What the task requires
Find the line containing "const uint32_t s0" in the records below. Copy exactly that line and each one after it, ending at the line containing "const uint32_t t1", and nothing more.

Records for this exercise
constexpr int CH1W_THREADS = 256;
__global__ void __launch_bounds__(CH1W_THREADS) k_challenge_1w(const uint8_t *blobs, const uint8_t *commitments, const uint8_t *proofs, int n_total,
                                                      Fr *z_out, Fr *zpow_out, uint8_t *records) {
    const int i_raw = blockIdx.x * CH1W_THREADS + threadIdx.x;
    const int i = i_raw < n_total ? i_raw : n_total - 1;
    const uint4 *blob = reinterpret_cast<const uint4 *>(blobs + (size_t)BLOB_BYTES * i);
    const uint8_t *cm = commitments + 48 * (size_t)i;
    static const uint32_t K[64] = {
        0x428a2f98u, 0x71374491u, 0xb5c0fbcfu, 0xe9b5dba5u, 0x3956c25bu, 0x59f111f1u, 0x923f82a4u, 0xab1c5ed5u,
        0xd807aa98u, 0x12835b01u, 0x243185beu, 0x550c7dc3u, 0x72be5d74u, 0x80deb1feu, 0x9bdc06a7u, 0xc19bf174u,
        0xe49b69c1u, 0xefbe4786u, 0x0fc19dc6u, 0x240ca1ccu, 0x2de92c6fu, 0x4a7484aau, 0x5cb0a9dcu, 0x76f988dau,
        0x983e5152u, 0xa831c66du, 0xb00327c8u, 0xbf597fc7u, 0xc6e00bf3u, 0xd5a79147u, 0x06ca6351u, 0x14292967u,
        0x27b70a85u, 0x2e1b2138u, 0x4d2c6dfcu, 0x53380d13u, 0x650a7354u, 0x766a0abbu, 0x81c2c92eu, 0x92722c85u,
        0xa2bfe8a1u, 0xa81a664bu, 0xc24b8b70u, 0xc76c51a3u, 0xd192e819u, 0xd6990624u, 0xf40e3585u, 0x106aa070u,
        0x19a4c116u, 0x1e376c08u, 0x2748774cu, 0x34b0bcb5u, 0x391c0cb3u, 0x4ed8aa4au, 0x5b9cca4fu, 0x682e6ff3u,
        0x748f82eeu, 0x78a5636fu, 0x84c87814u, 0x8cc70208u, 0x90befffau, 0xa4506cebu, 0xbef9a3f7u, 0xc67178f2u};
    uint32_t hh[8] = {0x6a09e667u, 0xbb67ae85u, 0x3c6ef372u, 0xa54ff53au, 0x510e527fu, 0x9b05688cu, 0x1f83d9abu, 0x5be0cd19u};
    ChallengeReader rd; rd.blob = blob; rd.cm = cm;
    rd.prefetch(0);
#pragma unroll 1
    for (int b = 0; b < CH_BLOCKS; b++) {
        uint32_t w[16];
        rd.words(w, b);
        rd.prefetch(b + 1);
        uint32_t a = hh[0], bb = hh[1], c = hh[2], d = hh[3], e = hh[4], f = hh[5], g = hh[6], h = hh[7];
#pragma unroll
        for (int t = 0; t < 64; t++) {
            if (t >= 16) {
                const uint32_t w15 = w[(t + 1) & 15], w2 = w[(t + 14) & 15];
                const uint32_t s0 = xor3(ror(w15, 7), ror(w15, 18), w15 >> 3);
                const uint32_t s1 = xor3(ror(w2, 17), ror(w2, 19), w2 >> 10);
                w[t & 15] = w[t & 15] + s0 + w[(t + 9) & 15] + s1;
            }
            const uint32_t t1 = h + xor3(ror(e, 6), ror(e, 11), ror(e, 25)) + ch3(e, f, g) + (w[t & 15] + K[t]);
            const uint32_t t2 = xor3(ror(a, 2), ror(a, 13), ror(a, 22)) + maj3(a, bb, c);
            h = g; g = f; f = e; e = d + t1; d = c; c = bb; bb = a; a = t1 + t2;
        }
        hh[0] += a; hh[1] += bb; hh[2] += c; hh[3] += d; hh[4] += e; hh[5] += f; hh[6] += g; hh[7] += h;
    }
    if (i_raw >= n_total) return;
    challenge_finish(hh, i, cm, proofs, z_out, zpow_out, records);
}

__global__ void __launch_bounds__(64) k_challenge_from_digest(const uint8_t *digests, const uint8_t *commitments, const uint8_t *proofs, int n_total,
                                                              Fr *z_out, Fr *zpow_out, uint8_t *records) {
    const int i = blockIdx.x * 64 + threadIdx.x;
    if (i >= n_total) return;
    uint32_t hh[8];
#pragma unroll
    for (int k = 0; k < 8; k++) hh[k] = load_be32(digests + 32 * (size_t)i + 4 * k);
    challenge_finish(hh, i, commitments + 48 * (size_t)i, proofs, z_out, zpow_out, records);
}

Final answer
                const uint32_t s0 = xor3(ror(w15, 7), ror(w15, 18), w15 >> 3);
                const uint32_t s1 = xor3(ror(w2, 17), ror(w2, 19), w2 >> 10);
                w[t & 15] = w[t & 15] + s0 + w[(t + 9) & 15] + s1;
            }
            const uint32_t t1 = h + xor3(ror(e, 6), ror(e, 11), ror(e, 25)) + ch3(e, f, g) + (w[t & 15] + K[t]);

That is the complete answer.